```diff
-  if (d.cstate) { v.push_back({d.cstate, BG_NCST, 16}); v.push_back({d.ctmpl, BG_NCST, 16}); v.push_back({d.cardmt, 1, (size_t)BG_MTS * 4}); v.push_back({d.sealmt, 1, (size_t)BG_MTS * 4}); }
+  const size_t N = (size_t)d.N, KD = (size_t)d.KD;
+  v.push_back({d.hot, BG_NHOT, 16, 16 * (bg_hot_at(N, 1, 0) - bg_hot_at(N, 0, 0)), 16 * (bg_hot_at(N, 0, 1) - bg_hot_at(N, 0, 0))});
+  v.push_back({d.deck, BG_NDECK, 16, 16 * (bg_deck_at(N, 1, 0) - bg_deck_at(N, 0, 0)), 16 * (bg_deck_at(N, 0, 1) - bg_deck_at(N, 0, 0))});
+  v.push_back({d.cold, BG_NCOLD, 16, 16 * (bg_cold_at(N, 1, 0) - bg_cold_at(N, 0, 0)), 16 * (bg_cold_at(N, 0, 1) - bg_cold_at(N, 0, 0))});
+  v.push_back({d.tmpl, BG_NTMPL, 16, 16 * (bg_tmpl_at(N, 1, 0) - bg_tmpl_at(N, 0, 0)), 16 * (bg_tmpl_at(N, 0, 1) - bg_tmpl_at(N, 0, 0))});
+  v.push_back({d.ndeck, KD * BG_NDECK, 16, 16 * (bg_ndeck_at(N, KD, 1, 0, 0) - bg_ndeck_at(N, KD, 0, 0, 0)), 16 * (bg_ndeck_at(N, KD, 0, 0, 1) - bg_ndeck_at(N, KD, 0, 0, 0))});
+  v.push_back(bg_slice1(d.gblk, (size_t)d.KG * BG_MTS * 4)); v.push_back(bg_slice1(d.sblk, (size_t)d.KS * BG_SLOT_WORDS * 4)); v.push_back(bg_slice1(d.sovf, (size_t)BG_MTS * 4));
+  v.push_back(bg_slice1(d.deckmt, (size_t)BG_MTS * 4)); v.push_back(bg_slice1(d.shopgenmt, (size_t)BG_MTS * 4));
+  v.push_back(bg_slice1(d.sseed, BG_SSEED * 4)); v.push_back(bg_slice1(d.smeta, 4));
+  v.push_back(bg_slice1(bg_prod_latest(h), 4));
+  if (d.cstate) {
+    v.push_back({d.cstate, BG_NCST, 16, 16, 16 * N}); v.push_back({d.ctmpl, BG_NCST, 16, 16, 16 * N});
+    v.push_back(bg_slice1(d.cardmt, (size_t)BG_MTS * 4)); v.push_back(bg_slice1(d.sealmt, (size_t)BG_MTS * 4));
+  }
 }
 uint64_t bg_state_blob_bytes(const bg_handle* h) {
   if (!h) return 0;
@@ -1559,7 +1567,7 @@
   bg_slices(h, v);
   size_t N = h->dev.N;
   for (auto& s : v) {
-    BG_HIP(hipMemcpy2D(out, s.elem, (uint8_t*)s.base + (size_t)env_index * s.elem, N * s.elem, s.elem, s.rows, hipMemcpyDeviceToHost));
+    BG_HIP(hipMemcpy2D(out, s.elem, (uint8_t*)s.base + (size_t)env_index * s.env_stride, s.row_stride, s.elem, s.rows, hipMemcpyDeviceToHost));
     out += s.rows * s.elem;
   }
   return 0;
@@ -1586,9 +1594,9 @@
   bg_slices(h, v);
   size_t N = h->dev.N;
   for (auto& s : v) {
-    BG_HIP(hipMemcpy2D((uint8_t*)s.base + (size_t)env_index * s.elem, N * s.elem, in, s.elem, s.elem, s.rows, hipMemcpyHostToDevice));
+    BG_HIP(hipMemcpy2D((uint8_t*)s.base + (size_t)env_index * s.env_stride, s.row_stride, in, s.elem, s.elem, s.rows, hipMemcpyHostToDevice));
     if (s.base == (void*)h->dev.tmpl)
-      for (size_t r = 0; r < s.rows; r++) memcpy(&h->h_tmpl[r * N + (size_t)env_index], in + r * s.elem, sizeof(uint4));
+      for (size_t r = 0; r < s.rows; r++) memcpy(&h->h_tmpl[bg_tmpl_at(N, (size_t)env_index, (int)r)], in + r * s.elem, sizeof(uint4));
     if (s.base == (void*)h->dev.hot) { uint4 c7; memcpy(&c7, in + 7 * s.elem, sizeof(uint4)); h->h_cap[env_index] = (uint8_t)((c7.w >> 16) & 0xffu); }
     in += s.rows * s.elem;
   }
@@ -1643,7 +1651,7 @@
     if (mask_host && !mask_host[i]) continue;
     const int c = per_env_host ? per_env_host[i] : max_ante;
     if (c < 0 || c > 255) { h->err = "bg_set_max_ante: every cap must be in [0, 255] (0 = none)"; return BG_E_ARG; }
-    const uint32_t ty = h->h_tmpl[i].y;
+    const uint32_t ty = h->h_tmpl[bg_tmpl_at(N, i, 0)].y;
     if (c > 0 && ((ty >> 24) & 0x20u) && (int)((ty >> 16) & 0xffu) > c) { h->err = "bg_set_max_ante: a cap below the env's template ante (bg_inject)"; return BG_E_ARG; }
   }
   for (size_t i = 0; i < N; i++)
diff --git a/balatro_gym_amd/csrc/bg_step.h b/balatro_gym_amd/csrc/bg_step.h
--- a/balatro_gym_amd/csrc/bg_step.h
+++ b/balatro_gym_amd/csrc/bg_step.h
@@ -14,13 +14,11 @@
 struct ShopRegs { uint4 c3, c4, c5, c6; bool valid; };
 __device__ __forceinline__ void bg_shop_load(const BgDev& d, int env, ShopRegs& sr) {
   if (sr.valid) return;
-  size_t N = d.N;
-  sr.c3 = bg_ld16a(&d.cold[3 * N + env]); sr.c4 = bg_ld16a(&d.cold[4 * N + env]); sr.c5 = bg_ld16a(&d.cold[5 * N + env]); sr.c6 = bg_ld16a(&d.cold[6 * N + env]);
+  sr.c3 = bg_ld16a(bg_cold(d, env, 3)); sr.c4 = bg_ld16a(bg_cold(d, env, 4)); sr.c5 = bg_ld16a(bg_cold(d, env, 5)); sr.c6 = bg_ld16a(bg_cold(d, env, 6));
   sr.valid = true;
 }
 __device__ __forceinline__ void bg_shop_store(const BgDev& d, int env, const ShopRegs& sr) {
-  size_t N = d.N;
-  d.cold[3 * N + env] = sr.c3; d.cold[4 * N + env] = sr.c4; d.cold[5 * N + env] = sr.c5; d.cold[6 * N + env] = sr.c6;
+  *bg_cold(d, env, 3) = sr.c3; *bg_cold(d, env, 4) = sr.c4; *bg_cold(d, env, 5) = sr.c5; *bg_cold(d, env, 6) = sr.c6;
 }
 __device__ __forceinline__ void bg_shop_unpack(const ShopRegs& sr, int32_t cost[9], uint32_t tp[9]) {
   cost[0] = sr.c3.x; cost[1] = sr.c3.y; cost[2] = sr.c3.z; cost[3] = sr.c3.w;
@@ -67,7 +65,7 @@
 typedef __attribute__((address_space(3))) const bg_pv_u32x4 lds_cu4;
 template <class DK>
 __device__ __forceinline__ void bg_env_reset(const BgDev& d, int env, Env& e, DK& dk, const uint4* pre = nullptr, lds_cu4* pv = nullptr, int pv_stride = 0) {
-  const uint4 t0 = d.tmpl[env], t1 = d.tmpl[(size_t)d.N + env];
+  const uint4 t0 = *bg_tmpl(d, env, 0), t1 = *bg_tmpl(d, env, 1);
   e.ante = 1; e.round = 1; e.phase = 2; e.chips_needed = 300; e.chips_scored = 0; e.round_chips = 0; e.money = 4;
   e.hand = 0; e.nhand = 0; e.sel = 0; e.nsel = 0; e.hands_left = 4; e.discards_left = 3; e.hand_size = 8;
   e.njokers = 0; e.jokers = 0; e.ncons = 0; e.cons0 = 0; e.cons1 = 0; e.n_magic = 0; e.n_minim = 0;
@@ -79,15 +77,15 @@
   e.levels = 0x111111111111ull;
   e.excess = 0;
 #pragma unroll
-  for (int k = 0; k < 3; k++) d.cold[(size_t)k * d.N + env] = make_uint4(0, 0, 0, 0);
+  for (int k = 0; k < 3; k++) *bg_cold(d, env, k) = make_uint4(0, 0, 0, 0);
   if (e.d_ready <= 0) atomicOr(d.err, BG_DEVERR_DECKRING);
   else {
 #pragma unroll
     for (int k = 0; k < BG_NDECK; k++) {
       uint4 c;
       if (pv) { const bg_pv_u32x4 v = pv[k * pv_stride]; c = make_uint4(v.x, v.y, v.z, v.w); }
-      else c = pre ? pre[k] : d.ndeck[((size_t)e.d_head * BG_NDECK + k) * d.N + env];
-      d.deck[(size_t)k * d.N + env] = c;
+      else c = pre ? pre[k] : *bg_ndeck(d, env, e.d_head, k);
+      *bg_deck(d, env, k) = c;
       bg_deck_set(dk, k, c);
     }
     e.d_head = (e.d_head + 1 == d.KD) ? 0 : e.d_head + 1;
@@ -749,7 +747,7 @@
   e.chips_scored += final_score;
   e.hp_total++; e.hp_ante++;
   if (final_score > e.best_hand) e.best_hand = final_score;
-  atomicAdd(((uint32_t*)&d.cold[(size_t)(ht >> 2) * d.N + env]) + (ht & 3), 1u);
+  atomicAdd(((uint32_t*)bg_cold(d, env, ht >> 2)) + (ht & 3), 1u);
   if (e.boss_type) {
     e.boss_types |= 1u << ht;
     e.bflags &= ~BG_BF_FIRST_HAND;
@@ -1144,7 +1142,7 @@
 #pragma unroll
         for (int k = 0; k < BG_NDECK; k++) {
           const uint4 c4 = make_uint4(w.lds[(4 * k) * BG_BLOCK], w.lds[(4 * k + 1) * BG_BLOCK], w.lds[(4 * k + 2) * BG_BLOCK], w.lds[(4 * k + 3) * BG_BLOCK]);
-          d.deck[(size_t)k * d.N + env] = c4;
+          *bg_deck(d, env, k) = c4;
           bg_deck_set(mdk, k, c4);
         }
         e.boss_cards = played;
```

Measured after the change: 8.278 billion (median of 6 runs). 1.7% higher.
------------------------------
*WORK REQUEST*
Wherever the string "cstate" appears in the listing above, show the whole line.

*WRITTEN RESPONSE*
-  if (d.cstate) { v.push_back({d.cstate, BG_NCST, 16}); v.push_back({d.ctmpl, BG_NCST, 16}); v.push_back({d.cardmt, 1, (size_t)BG_MTS * 4}); v.push_back({d.sealmt, 1, (size_t)BG_MTS * 4}); }
+  if (d.cstate) {
+    v.push_back({d.cstate, BG_NCST, 16, 16, 16 * N}); v.push_back({d.ctmpl, BG_NCST, 16, 16, 16 * N});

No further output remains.